* [What needs to be done] Every line in the data below that includes "pass" belongs in the answer, copied as it stands.

* [Supplied material]

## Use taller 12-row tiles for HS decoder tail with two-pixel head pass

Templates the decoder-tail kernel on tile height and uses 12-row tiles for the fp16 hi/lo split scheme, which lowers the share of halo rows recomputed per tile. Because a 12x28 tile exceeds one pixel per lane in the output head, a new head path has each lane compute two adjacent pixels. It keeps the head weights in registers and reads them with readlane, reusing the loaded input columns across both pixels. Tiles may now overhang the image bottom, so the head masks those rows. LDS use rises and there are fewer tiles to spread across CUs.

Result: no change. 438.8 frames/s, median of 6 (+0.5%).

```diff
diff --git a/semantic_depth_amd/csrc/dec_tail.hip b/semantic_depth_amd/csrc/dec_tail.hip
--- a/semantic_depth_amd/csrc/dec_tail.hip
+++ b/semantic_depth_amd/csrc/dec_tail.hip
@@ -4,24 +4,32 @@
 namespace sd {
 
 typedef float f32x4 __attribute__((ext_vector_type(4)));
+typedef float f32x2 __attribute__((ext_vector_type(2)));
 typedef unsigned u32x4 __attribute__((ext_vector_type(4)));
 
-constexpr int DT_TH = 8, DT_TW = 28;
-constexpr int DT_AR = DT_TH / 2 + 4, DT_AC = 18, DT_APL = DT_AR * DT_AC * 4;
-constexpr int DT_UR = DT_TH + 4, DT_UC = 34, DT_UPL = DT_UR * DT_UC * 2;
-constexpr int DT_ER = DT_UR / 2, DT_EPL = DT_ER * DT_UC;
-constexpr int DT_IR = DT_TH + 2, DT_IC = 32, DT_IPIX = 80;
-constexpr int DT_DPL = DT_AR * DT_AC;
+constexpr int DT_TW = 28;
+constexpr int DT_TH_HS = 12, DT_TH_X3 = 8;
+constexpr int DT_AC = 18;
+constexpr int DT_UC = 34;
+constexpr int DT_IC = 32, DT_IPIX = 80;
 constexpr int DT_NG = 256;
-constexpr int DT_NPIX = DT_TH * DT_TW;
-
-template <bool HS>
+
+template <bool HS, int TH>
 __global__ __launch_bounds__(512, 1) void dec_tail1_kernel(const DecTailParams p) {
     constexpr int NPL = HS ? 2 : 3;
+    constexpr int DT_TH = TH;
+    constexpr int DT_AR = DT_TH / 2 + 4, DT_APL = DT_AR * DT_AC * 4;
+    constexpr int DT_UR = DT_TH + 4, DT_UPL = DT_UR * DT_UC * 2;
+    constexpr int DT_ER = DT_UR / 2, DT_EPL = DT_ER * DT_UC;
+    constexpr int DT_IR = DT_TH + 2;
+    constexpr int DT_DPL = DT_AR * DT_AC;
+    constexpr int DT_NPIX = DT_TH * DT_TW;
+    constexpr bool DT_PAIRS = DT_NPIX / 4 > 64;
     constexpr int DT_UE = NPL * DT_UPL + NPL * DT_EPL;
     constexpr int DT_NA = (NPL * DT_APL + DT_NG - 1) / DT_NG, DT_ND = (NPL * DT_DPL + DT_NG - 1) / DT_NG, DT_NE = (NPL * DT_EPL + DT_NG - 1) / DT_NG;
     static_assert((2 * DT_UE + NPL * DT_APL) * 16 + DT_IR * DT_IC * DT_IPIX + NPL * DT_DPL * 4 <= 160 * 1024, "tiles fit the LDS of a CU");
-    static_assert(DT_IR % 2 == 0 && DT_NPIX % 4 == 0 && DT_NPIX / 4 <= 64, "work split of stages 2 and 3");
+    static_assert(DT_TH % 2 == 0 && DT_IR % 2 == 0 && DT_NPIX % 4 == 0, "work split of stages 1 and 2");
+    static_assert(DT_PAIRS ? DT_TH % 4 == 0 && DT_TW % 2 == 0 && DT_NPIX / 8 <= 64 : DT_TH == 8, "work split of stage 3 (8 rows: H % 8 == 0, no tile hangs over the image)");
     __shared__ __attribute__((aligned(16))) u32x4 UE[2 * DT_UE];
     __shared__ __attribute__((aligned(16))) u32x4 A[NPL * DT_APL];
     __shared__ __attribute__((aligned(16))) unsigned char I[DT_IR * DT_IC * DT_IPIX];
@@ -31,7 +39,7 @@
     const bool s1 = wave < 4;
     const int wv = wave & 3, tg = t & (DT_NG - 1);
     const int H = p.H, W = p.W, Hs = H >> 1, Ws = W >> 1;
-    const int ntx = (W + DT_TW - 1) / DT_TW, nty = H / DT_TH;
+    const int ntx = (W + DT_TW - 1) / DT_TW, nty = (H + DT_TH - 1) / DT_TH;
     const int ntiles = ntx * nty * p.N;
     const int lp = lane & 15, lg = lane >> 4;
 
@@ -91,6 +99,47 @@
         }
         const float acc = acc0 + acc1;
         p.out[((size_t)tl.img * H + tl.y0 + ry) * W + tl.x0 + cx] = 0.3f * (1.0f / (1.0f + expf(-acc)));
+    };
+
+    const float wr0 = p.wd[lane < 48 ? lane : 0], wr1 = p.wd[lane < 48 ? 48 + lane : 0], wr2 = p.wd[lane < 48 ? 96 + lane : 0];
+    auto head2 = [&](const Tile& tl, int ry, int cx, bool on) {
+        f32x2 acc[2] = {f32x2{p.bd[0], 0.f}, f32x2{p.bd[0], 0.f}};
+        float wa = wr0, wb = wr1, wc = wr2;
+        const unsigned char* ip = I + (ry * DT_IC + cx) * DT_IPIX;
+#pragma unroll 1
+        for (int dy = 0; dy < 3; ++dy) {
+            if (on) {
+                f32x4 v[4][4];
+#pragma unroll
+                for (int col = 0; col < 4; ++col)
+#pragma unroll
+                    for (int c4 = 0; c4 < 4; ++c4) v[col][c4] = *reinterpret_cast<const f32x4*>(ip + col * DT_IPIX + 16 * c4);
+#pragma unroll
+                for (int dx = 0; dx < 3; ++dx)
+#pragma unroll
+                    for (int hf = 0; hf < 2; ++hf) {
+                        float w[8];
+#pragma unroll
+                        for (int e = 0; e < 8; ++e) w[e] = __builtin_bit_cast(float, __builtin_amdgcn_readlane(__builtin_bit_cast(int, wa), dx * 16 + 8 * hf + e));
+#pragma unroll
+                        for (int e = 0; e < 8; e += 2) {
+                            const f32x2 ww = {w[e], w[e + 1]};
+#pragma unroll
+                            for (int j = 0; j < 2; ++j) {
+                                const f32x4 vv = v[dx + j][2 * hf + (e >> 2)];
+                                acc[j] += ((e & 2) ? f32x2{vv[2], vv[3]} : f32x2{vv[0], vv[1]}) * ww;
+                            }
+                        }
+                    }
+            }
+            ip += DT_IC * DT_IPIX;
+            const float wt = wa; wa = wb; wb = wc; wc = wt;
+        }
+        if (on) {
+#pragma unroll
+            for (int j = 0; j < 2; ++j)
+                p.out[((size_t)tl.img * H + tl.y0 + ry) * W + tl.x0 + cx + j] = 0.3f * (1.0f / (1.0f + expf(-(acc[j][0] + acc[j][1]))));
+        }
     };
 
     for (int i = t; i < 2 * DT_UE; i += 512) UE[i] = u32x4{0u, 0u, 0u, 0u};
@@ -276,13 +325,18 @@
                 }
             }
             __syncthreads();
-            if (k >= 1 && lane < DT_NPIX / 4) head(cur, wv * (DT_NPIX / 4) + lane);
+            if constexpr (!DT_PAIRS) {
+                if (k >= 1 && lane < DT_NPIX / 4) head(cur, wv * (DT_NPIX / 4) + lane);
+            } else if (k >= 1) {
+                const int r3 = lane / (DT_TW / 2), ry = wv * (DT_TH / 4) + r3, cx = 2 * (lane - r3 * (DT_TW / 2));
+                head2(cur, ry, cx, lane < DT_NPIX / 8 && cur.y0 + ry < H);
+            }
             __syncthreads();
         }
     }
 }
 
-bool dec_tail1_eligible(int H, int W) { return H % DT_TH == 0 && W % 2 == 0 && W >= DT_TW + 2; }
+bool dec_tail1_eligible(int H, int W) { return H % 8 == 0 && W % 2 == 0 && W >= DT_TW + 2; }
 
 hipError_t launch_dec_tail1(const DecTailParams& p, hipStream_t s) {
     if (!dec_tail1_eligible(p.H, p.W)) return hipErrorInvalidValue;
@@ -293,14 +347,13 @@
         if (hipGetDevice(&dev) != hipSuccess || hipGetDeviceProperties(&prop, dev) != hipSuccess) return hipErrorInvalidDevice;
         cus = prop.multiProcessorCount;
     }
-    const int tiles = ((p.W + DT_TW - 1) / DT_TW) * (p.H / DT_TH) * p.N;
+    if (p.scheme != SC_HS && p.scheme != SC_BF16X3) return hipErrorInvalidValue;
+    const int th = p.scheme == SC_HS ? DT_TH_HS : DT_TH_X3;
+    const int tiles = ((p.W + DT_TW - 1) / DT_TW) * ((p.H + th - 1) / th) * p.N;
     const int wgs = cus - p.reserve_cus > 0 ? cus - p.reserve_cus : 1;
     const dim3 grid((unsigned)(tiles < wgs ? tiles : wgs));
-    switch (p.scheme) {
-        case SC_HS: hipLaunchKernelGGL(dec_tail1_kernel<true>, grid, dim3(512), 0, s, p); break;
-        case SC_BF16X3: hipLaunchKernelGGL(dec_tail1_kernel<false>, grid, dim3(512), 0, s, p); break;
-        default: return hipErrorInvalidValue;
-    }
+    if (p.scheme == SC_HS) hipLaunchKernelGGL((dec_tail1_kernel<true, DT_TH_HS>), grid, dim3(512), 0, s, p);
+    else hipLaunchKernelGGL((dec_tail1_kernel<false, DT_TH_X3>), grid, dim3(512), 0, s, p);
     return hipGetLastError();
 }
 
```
* * *
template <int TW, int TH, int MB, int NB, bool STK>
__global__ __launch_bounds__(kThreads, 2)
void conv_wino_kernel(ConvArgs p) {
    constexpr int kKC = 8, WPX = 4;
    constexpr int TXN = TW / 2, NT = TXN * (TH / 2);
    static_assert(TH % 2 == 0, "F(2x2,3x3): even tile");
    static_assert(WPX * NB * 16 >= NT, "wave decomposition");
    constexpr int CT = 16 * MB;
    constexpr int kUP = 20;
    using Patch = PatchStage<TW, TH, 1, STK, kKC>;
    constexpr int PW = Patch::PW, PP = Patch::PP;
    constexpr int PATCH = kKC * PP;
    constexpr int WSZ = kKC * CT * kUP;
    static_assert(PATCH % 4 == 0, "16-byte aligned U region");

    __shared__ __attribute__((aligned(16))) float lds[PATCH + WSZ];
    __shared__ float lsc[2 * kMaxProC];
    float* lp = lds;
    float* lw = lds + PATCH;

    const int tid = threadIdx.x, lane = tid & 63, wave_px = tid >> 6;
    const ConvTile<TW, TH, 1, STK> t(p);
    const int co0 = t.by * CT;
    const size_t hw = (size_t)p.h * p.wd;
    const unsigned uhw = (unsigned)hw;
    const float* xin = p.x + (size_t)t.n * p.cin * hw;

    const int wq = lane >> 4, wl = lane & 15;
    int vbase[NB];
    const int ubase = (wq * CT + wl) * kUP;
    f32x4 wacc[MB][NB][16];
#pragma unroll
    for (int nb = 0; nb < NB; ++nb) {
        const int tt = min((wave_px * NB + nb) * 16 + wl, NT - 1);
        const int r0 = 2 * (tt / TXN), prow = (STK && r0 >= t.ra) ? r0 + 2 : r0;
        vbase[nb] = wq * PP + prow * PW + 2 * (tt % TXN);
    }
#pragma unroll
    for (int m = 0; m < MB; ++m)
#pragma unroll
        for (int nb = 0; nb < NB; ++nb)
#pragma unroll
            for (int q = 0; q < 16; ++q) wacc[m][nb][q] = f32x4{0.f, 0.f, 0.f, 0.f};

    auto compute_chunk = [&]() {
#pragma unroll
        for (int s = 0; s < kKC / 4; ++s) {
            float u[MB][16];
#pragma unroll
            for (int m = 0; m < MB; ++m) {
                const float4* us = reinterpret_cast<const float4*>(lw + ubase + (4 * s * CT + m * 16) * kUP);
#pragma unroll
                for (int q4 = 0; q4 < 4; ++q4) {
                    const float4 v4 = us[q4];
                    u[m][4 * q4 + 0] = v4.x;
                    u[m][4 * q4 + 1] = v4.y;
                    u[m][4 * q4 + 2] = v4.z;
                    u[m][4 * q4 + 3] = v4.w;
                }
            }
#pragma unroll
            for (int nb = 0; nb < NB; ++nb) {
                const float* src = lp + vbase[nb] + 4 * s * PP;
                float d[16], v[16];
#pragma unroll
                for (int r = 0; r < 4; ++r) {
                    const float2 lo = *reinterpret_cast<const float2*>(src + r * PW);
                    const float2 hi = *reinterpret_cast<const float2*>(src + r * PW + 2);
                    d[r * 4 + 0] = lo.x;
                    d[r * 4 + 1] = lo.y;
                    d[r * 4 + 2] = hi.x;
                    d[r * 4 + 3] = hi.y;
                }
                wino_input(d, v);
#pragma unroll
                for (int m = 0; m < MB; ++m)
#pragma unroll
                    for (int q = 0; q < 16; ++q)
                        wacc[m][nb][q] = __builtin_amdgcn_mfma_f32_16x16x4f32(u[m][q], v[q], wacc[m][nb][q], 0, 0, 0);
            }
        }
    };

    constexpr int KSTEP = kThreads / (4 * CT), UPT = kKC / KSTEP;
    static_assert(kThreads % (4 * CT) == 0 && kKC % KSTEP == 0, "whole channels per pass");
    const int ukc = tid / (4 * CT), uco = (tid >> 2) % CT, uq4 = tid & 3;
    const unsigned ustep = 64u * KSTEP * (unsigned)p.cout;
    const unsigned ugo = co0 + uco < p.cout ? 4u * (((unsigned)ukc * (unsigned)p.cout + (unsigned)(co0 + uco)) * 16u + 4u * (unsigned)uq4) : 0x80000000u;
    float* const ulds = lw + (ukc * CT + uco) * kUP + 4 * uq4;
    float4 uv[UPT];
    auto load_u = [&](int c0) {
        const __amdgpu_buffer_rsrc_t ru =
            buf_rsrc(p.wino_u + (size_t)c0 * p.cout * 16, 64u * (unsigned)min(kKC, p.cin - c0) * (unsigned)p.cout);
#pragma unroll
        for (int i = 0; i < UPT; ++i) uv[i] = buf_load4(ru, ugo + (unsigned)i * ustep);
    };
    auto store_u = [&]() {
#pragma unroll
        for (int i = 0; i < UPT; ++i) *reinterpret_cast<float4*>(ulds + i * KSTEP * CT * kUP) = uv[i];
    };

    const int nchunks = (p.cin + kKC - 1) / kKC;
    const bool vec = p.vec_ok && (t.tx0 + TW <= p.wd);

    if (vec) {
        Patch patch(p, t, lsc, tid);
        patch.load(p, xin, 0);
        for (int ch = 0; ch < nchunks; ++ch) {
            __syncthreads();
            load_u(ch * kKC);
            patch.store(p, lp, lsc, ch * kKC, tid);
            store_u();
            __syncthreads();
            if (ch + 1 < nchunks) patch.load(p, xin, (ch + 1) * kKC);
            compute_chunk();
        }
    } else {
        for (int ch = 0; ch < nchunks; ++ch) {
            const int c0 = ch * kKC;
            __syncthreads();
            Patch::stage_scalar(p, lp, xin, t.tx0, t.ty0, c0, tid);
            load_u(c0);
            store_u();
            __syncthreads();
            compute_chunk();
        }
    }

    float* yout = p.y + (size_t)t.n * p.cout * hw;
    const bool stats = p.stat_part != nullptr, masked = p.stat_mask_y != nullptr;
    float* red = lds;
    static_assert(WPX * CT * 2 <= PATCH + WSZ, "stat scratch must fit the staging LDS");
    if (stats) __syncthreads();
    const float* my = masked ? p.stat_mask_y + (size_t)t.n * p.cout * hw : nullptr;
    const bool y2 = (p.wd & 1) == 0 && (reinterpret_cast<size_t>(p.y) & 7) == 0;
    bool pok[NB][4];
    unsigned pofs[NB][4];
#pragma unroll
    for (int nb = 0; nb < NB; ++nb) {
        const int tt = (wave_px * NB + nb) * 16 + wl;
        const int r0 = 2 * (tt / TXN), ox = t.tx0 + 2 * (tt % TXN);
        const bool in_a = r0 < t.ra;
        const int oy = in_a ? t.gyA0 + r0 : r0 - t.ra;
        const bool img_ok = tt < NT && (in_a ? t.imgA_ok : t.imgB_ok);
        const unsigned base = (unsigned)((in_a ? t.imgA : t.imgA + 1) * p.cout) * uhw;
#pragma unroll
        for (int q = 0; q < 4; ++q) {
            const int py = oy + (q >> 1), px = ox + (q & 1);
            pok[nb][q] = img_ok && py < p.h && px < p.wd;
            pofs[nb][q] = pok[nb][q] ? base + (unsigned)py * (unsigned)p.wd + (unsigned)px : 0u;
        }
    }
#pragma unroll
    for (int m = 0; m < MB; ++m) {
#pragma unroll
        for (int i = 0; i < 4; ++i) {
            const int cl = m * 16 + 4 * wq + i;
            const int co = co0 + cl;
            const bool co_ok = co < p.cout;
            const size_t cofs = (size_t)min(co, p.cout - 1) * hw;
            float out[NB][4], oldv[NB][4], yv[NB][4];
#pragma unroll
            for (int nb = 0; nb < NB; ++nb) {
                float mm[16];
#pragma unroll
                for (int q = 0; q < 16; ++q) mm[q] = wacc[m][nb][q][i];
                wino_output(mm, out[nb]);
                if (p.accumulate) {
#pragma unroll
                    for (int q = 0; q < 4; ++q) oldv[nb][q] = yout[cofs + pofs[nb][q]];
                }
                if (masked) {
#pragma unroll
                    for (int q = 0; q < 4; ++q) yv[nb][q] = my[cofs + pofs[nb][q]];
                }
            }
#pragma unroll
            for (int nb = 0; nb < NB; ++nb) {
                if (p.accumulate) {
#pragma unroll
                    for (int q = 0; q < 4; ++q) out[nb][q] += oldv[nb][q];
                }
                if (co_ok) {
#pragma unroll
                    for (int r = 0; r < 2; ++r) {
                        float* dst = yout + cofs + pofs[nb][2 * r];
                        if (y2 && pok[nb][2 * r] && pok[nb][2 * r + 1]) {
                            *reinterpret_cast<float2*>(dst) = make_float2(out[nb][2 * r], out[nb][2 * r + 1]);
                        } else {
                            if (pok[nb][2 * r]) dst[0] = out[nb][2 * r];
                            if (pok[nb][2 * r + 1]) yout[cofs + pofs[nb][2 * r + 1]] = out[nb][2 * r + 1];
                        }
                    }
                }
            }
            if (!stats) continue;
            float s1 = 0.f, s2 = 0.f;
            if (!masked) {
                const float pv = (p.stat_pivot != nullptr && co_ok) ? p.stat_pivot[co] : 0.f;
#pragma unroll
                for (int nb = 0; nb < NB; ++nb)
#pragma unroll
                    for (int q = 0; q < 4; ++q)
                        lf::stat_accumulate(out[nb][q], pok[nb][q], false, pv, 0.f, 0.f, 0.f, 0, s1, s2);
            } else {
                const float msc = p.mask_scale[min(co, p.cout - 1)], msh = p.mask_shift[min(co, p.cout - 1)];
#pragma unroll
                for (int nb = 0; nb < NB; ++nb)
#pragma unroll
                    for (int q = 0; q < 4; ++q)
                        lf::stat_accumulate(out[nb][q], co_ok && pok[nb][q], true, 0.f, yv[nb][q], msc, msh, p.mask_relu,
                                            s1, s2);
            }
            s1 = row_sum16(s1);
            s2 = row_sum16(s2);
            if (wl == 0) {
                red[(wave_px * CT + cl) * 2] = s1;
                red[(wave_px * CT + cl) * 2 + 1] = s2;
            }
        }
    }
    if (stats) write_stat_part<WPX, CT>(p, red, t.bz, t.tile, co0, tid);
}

* [Task answer]
## Use taller 12-row tiles for HS decoder tail with two-pixel head pass
    static_assert(kThreads % (4 * CT) == 0 && kKC % KSTEP == 0, "whole channels per pass");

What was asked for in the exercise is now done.